Microring resonators are a class of resonant filter that is receiving increased attention in the technical and business communities. Normally rig resonators include circular or elliptical cavities that can support standing wave resonant modes (i.e., also known as whispering gallery modes) for a wavelength of interest. If such a ring is placed near an optical waveguide which is conveying a stream of several closely-spaced wavelength channels, energy at the resonant wavelength of the ring can be coupled out of the stream without disturbing the other wavelength channels. Example uses for ring resonators include channel-dropping filters, channel-adding filters, non-linear optical applications and sensors.
FIG. 1 shows an example prior art channel-dropping filter 20. The filter 20 includes a ring resonator 22, an input waveguide 24 and an output waveguide 26. The ring 22 is separated from the waveguides 24, 26 by spaces 28. The ring 22 can support a standing wave resonant mode for a channel having a wavelength λ2. The ring 22 may also be able to support modes of different wavelengths as well. In use, a stream of closely-spaced wavelength channels (λ1, λ2, . . . λN) is conveyed through the input waveguide 24 in a direction indicated by arrow 30. As the stream of wavelength channels passes by the ring 22, the resonant wavelength λ2 of the ring 22 is separated from the stream of wavelength channels. Specifically, the wavelength channel λ2 is coupled out of the stream of wavelength channels λ1, λ2, . . . , λN and resonates about the outer surface of the ring 22 as indicated by arrows 32. The standing wavelength channel λ2 within the ring 22 is extracted from the ring 22 through the output waveguide 26 as indicated by arrow 34. The net result is that the information being conveyed on the channel λ2 is separated from the multichannel stream λ1, λ2, . . . , λN without disturbing the other wavelength channels of the stream.
FIG. 2 illustrates a prior art sensor 41 including a waveguide 40 and a resonator ring 42. The ring resonator ring 42 is separated from the waveguide 40 by a space 44. A substrate 46 is provided about the outer surface of the ring 42. The substrate 46 has characteristics which induce or encourage the attachment of a particular type of analyte (e.g., a biological species such as a bacteria or microbe, or a chemical species) which is desired to be defected. Prior to attachment of the analyte on the substrate 46, the ring 42 can support a standing wave resonant mode for a wavelength λ2. Thus, the ring 42 is capable of extracting a wavelength channel λ2 from a wavelength channel stream λ1, λ2, . . . , λN that is conveyed through the waveguide 40. When the analyte attaches (e.g., grows upon, chemically bonds with, or otherwise joins or adheres to) on the substrate 46, the resonant wavelength of the ring 42 shifts such that the ring 42 no longer can support a standing wave resonant mode for the wavelength λ2. When this occurs, the wavelength channel λ2 is no longer extracted from the channel stream. Instead, a different wavelength is extracted. Detection of this resonant wavelength shift or change in spectrum indicates, the presence of the analyte on the substrate 46.
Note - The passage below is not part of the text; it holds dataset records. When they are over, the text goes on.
template <int S> __device__ void k2a_tile(K2aShared &sh, const K2Params &p, int sc, long long dec_base, long long nbase,
					   int cnt, unsigned rmask, int mode, long long chk_lo, long long chk_hi, int *fail,
					   int skip_r = -1, int skip_par = 0)
{
	const int tid = threadIdx.x;
	constexpr int PH = K2A_POFF / S;
	constexpr int LSTR = 8 / S;
	constexpr int E2 = 2 / S, E4 = 4 / S;
	constexpr int KH = LSTR / 2;
	constexpr int PPW = 64 - KH;
	constexpr int PPI = (K2A_THREADS / 64) * PPW;
	constexpr int NIT = ((K2A_TS + PH + 1) / 2 + PPI - 1) / PPI;
	constexpr int NL = (S * (K2A_TS - 1) + 1 + K2A_XOFF + K2A_THREADS - 1) / K2A_THREADS;
	static_assert(K2A_POFF == S * PH, "phase history must be a whole number of instants");
	float2 *const wu = (S != 1) ? sh.xs : sh.xs + K2A_WU1;
	const int nx = S * (cnt - 1) + 1 + K2A_XOFF;
	const bool prof = p.dbg && (mode == 2 || (mode == 0 && S == 1 && !p.full_scan && !p.full_round)) && tid == 0 && (blockIdx.x & 7) == 0;
	long long tq = prof ? clock64() : 0;
#define K2A_STAMP(slot) do { if (prof) { const long long tn = clock64(); sh.prof[slot] += (unsigned long long)(tn - tq); tq = tn; } } while (0)
	const int pbase = (S == 2) ? (tid & 1) * K2A_XODD + (tid >> 1) : tid;
	constexpr int pstep = K2A_THREADS / S;
	{
		const float2 *x = p.dec + (size_t)sc * p.cap + (nbase - K2A_XOFF - dec_base);
		float2 v[NL];
#pragma unroll
		for (int k = 0; k < NL; ++k)
			if (tid + k * K2A_THREADS < nx)
				v[k] = x[tid + k * K2A_THREADS];
		K2A_STAMP(12);
#pragma unroll
		for (int k = 0; k < NL; ++k)
			if (tid + k * K2A_THREADS < nx)
				sh.xs[pbase + k * pstep] = v[k];
	}
	K2A_STAMP(13);
	__syncthreads();
	K2A_STAMP(0);
	const int npairs = (cnt + PH + 1) / 2;
	const int wv = tid >> 6, ln = tid & 63;
	const int src_lane = (ln - KH) * 4;
#pragma unroll 1
	for (int r = 0; r < 4; ++r) {
		if (!(rmask & (1u << r)))
			continue;
		float mf[17];
#pragma unroll
		for (int j = 0; j < 17; ++j)
			mf[j] = __int_as_float(__builtin_amdgcn_readfirstlane(__float_as_int(sh.smf[r + 4 * j])));
		float4 hold[NIT];
#pragma unroll
		for (int it = 0; it < NIT; ++it) {
			const int pw = it * PPI + wv * PPW;
			if (pw >= npairs) {
				hold[it] = make_float4(0.0f, 0.0f, 0.0f, 0.0f);
				continue;
			}
			int q0 = 2 * (pw + ln - KH);
			q0 = q0 < 0 ? 0 : (q0 > K2A_TS + PH - 2 ? K2A_TS + PH - 2 : q0);
			v2f acc[2];
			k2a_fir2<S>(sh, q0, mf, acc[0], acc[1]);
			const v2f w0 = k2a_unit(acc[0]), w1 = k2a_unit(acc[1]);
			const float p0x = k2a_lane_from(src_lane, w0.x), p0y = k2a_lane_from(src_lane, w0.y);
			const float p1x = k2a_lane_from(src_lane, w1.x), p1y = k2a_lane_from(src_lane, w1.y);
			hold[it] = make_float4(__fmaf_rn(w0.x, p0x, w0.y * p0y), __fmaf_rn(w0.y, p0x, -(w0.x * p0y)),
					       __fmaf_rn(w1.x, p1x, w1.y * p1y), __fmaf_rn(w1.y, p1x, -(w1.x * p1y)));
			__builtin_amdgcn_sched_barrier(0);
		}
		K2A_STAMP(1);
		if (S != 1)
			__syncthreads();
		K2A_STAMP(2);
#pragma unroll
		for (int it = 0; it < NIT; ++it) {
			const int q0 = 2 * (it * PPI + wv * PPW + ln - KH);
			if (ln >= KH && q0 >= LSTR && q0 < cnt + PH)
				*reinterpret_cast<float4 *>(&wu[q0]) = hold[it];
		}
		K2A_STAMP(3);
		__syncthreads();
		unsigned npend = 0;
		for (int i0 = 0; i0 < cnt; i0 += K2A_THREADS) {
			const int i = i0 + tid;
			const int j = (i < cnt ? i : cnt - 1) + E2;
			const float2 *uq = &wu[PH - E4 + j - 15 * LSTR];
			float2 uu[16];
#pragma unroll
			for (int l = 0; l < 16; ++l)
				uu[l] = uq[l * LSTR];
			constexpr int kq[16] = {7, 4, 5, 3, 7, 6, 1, 3, 6, 0, 5, 2, 1, 2, 0, 4};
			v2f s4[4] = {{0.0f, 0.0f}, {0.0f, 0.0f}, {0.0f, 0.0f}, {0.0f, 0.0f}};
#pragma unroll
			for (int l = 0; l < 16; ++l) {
				const v2f u = {uu[l].x, uu[l].y};
				const int g = ((kq[l] & 1) << 1) | ((kq[l] >> 1) & 1);
				if (kq[l] & 4)
					s4[g] -= u;
				else
					s4[g] += u;
			}
			const v2f pa = {s4[0].x - s4[1].y, s4[0].y + s4[1].x};
			const v2f qa = {s4[2].x - s4[3].y, s4[2].y + s4[3].x};
			constexpr float RH = 0.70710678118654752f;
			const v2f acc = {__fmaf_rn(qa.x - qa.y, RH, pa.x), __fmaf_rn(qa.x + qa.y, RH, pa.y)};
			const float r2 = __fmaf_rn(acc.x, acc.x, acc.y * acc.y);
			bool pass = i < cnt && !(r2 <= VDL2_SCREEN_R2);
			if (mode == 0 && r == skip_r && (int)((nbase + S * (j - E4)) & 1) == skip_par)
				pass = false;
			const unsigned long long m = __ballot(pass);
			if (m != 0) {
				if (pass)
					sh.pend[wv][npend + __builtin_amdgcn_mbcnt_hi((unsigned)(m >> 32), __builtin_amdgcn_mbcnt_lo((unsigned)m, 0u))] =
						(unsigned short)(i | (!(r2 == r2) ? 0x8000 : 0));
				npend += (unsigned)__popcll(m);
			}
		}
		for (unsigned b = 0; b < npend; b += 64) {
			const bool on = b + (unsigned)ln < npend;
			const int e = on ? (int)sh.pend[wv][b + (unsigned)ln] : 0;
			const int j = (e & 0x3ff) + E2;
			const float2 *uq = &wu[PH - E4 + j - 15 * LSTR];
			float2 uu[16];
#pragma unroll
			for (int l = 0; l < 16; ++l)
				uu[l] = uq[l * LSTR];
			const long long n_abs = nbase + S * (j - E4);
			k2a_append(sh, p, sc, on, (int)(n_abs - dec_base), r, (mode == 1) ? (int)(chk_lo - dec_base) : 0,
				   (mode == 1) ? (int)(chk_hi - dec_base) : 0, uu, (e & 0x8000) != 0, mode, fail);
		}
		K2A_STAMP(4);
		K2A_STAMP(8);
		__syncthreads();
		K2A_STAMP(9);
		if (prof)
			sh.prof[11] += 1ull;
	}
#undef K2A_STAMP
}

While ring resonators are simple enough in principle, they can be difficult to fabricate because of the material and dimensional constraints required. A ring resonator frequently is required to have a ring radius in the neighborhood of 10–200 microns. The smoothness of the surface is most important for creating a precise resonance, and ring diameters required for setting the resonance wavelength, are often required to be fabricated and maintained to fractions of a micron. Precision in the separation between the ring resonator and the adjacent channel waveguides is also important to maintain the proper coupling between the ring and the channel. Again, the tolerances can be in the range of fractions of a micron.
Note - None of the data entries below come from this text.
+        tm.frac = (uint8_t)((mvx & 3) | ((mvy & 3) << 2));
+        tm.ref0 = (uint8_t)(cell.y & 0xffu); tm.ridx = (uint8_t)(r0 & 15);
+        tm.flags = TM_ACTIVE;
+        tm.slice = (uint16_t)sidx;
+      }
+      if (valid && !intra && log2tu <= 5) {
+        const uint32_t chain = (1u << (tr + 1)) - 1;
+        uint32_t rm = 0;
+        if (log2tu > 2) rm = ((cbf[0] & 0xff) & chain) == chain ? TR_LUMA : 0;
+        else {
+#pragma unroll
+          for (int j = 0; j < 4; j++) if ((((cbf[0] >> (8 * j)) & 0xff) & chain) == chain) rm |= 1u << j;
+        }
+        if (((cbf[1] & 0xff) & chain) == chain) rm |= TR_CB;
+        if (((cbf[2] & 0xff) & chain) == chain) rm |= TR_CR;
+        tm.rmask = (uint8_t)rm;
+      }
+      stg4(&P.tmv[(size_t)(gy0 >> 1) * (P.grid_w >> 1) + (gx0 >> 1)], __builtin_bit_cast(u32x4, tm));
+    }
+    {
+      const unsigned long long mv_ = __builtin_amdgcn_ballot_w64(valid), mi = __builtin_amdgcn_ballot_w64(valid && intra);
+      const uint32_t ni = (uint32_t)__popcll(mi), nv = (uint32_t)__popcll(mv_);
+      if (a == 0) {
+        stg(P.ctu_intra + ctu, (uint8_t)ni);
+        if (ni) atomicAdd(&lds_stat[0], 4u * ni);
+        if (nv - ni) atomicAdd(&lds_stat[1], 4u * (nv - ni));
+      }
+    }
+    if (valid && log2tu <= 5) {
+      const uint32_t chain = (1u << (tr + 1)) - 1;
+      const bool listed = !intra || (P.has_intra_dir && !(pcm4 & 0xff));
+      if (log2tu > 2) {
+        if ((x4 & (tu_parts - 1)) == 0 && (y4 & (tu_parts - 1)) == 0) {
+          const bool c0 = ((cbf[0] & 0xff) & chain) == chain, c1 = ((cbf[1] & 0xff) & chain) == chain, c2 = ((cbf[2] & 0xff) & chain) == chain;
+          if (c0) cnt[0] = 1u << (2 * log2tu);
+          if (c1) cnt[1] = 1u << (2 * log2tu - 2);
+          if (c2) cnt[2] = 1u << (2 * log2tu - 2);
+          if (listed) {
+            set_has(0, c0); cls[0] = log2tu - 2;
+            set_has(4, c1); cls[4] = log2tu - 3;
+            set_has(5, c2); cls[5] = log2tu - 3;
+          }
+        }
+      } else {
+#pragma unroll
+        for (int j = 0; j < 4; j++) if ((((cbf[0] >> (8 * j)) & 0xff) & chain) == chain) lmask |= 1u << j;
+        const bool c1 = ((cbf[1] & 0xff) & chain) == chain, c2 = ((cbf[2] & 0xff) & chain) == chain;
+        cnt[0] = 16u * __popc(lmask);
+        if (c1) cnt[1] = 16;
+        if (c2) cnt[2] = 16;
+        if (listed) hasm = lmask | (c1 ? 16u : 0u) | (c2 ? 32u : 0u);
+      }
+    }
+  }
+#pragma unroll
+  for (int k = 0; k < 6; k++) if (has(k)) loc[k] = atomicAdd(&lds_cnt[cls[k]], 1u);
+  uint32_t coff[3] = {0, 0, 0};
+  if (P.coef_start[0] != nullptr) {
+#pragma unroll
+    for (int c = 0; c < 3; c++) {
+      uint32_t incl = cnt[c];
+#pragma unroll
+      for (int d = 1; d < 64; d <<= 1) { const uint32_t o = __shfl_up(incl, d); if (a >= d) incl += o; }
+      coff[c] = incl - cnt[c];
+      if (active) coff[c] += ldu<true>(P.coef_start[c] + ctu);
+    }
+  }
+  if (active) lds_cell[threadIdx.x] = cell;
+  __syncthreads();
+  if (active) {
+    EdgeRec er; er.v[0] = er.v[1] = er.h[0] = er.h[1] = 0;
+    const int t0 = wave_ctu * 64;
+    const int q_qp = (int)(int8_t)((cell.y >> 8) & 0xffu);
+    const uint32_t q_bits = (cell.y >> 18) & 15u;
+    if (edge_ver & BE_VER_FILTER) {
+      const int al = (((a & 0x15) - 1) & 0x15) | (a & 0x2a);
+      int at = t0 + al;
+      if (x4 == 0) { at -= 64; if (at < 0) at = kLeft + (y4 >> 1); }
+      const u32x2 p = lds_cell[at];
+      const int bsa = lean_bs_area(p, cell);
+      const uint32_t p_bits = (p.y >> 18) & 15u;
+      const uint32_t pk = (uint32_t)((((int)(int8_t)((p.y >> 8) & 0xffu) + q_qp + 1) >> 1) + 32) << 2;
+      const bool trans = (edge_ver & BE_VER_TRANSFORM) != 0;
+#pragma unroll
+      for (int k = 0; k < 2; k++) {
+        const bool coded = (((p_bits >> (2 * k + 1)) | (q_bits >> (2 * k))) & 1u) != 0;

The precise tolerances required in the manufacture of microring resonators places extreme demands on the processes used to manufacture ring resonators, especially in achieving the needed wall smoothness, ring dimensions and ring channel separations. Typical fabrication techniques involve planar microelectronic wafer processes such as thin film deposition, photolithography and etching. Because of the high aspect, ratio of the etch that is required, deep reactive ion etching techniques are typically used. Major drawbacks of this approach include the roughness of the etched sidewalls and the difficulty in maintaining precise ring/waveguide separation spacings. Roughness leads to a large amount of scattering loss which leads to broad resonance causing imprecise detection in sensors, and also creates poor optical coupling.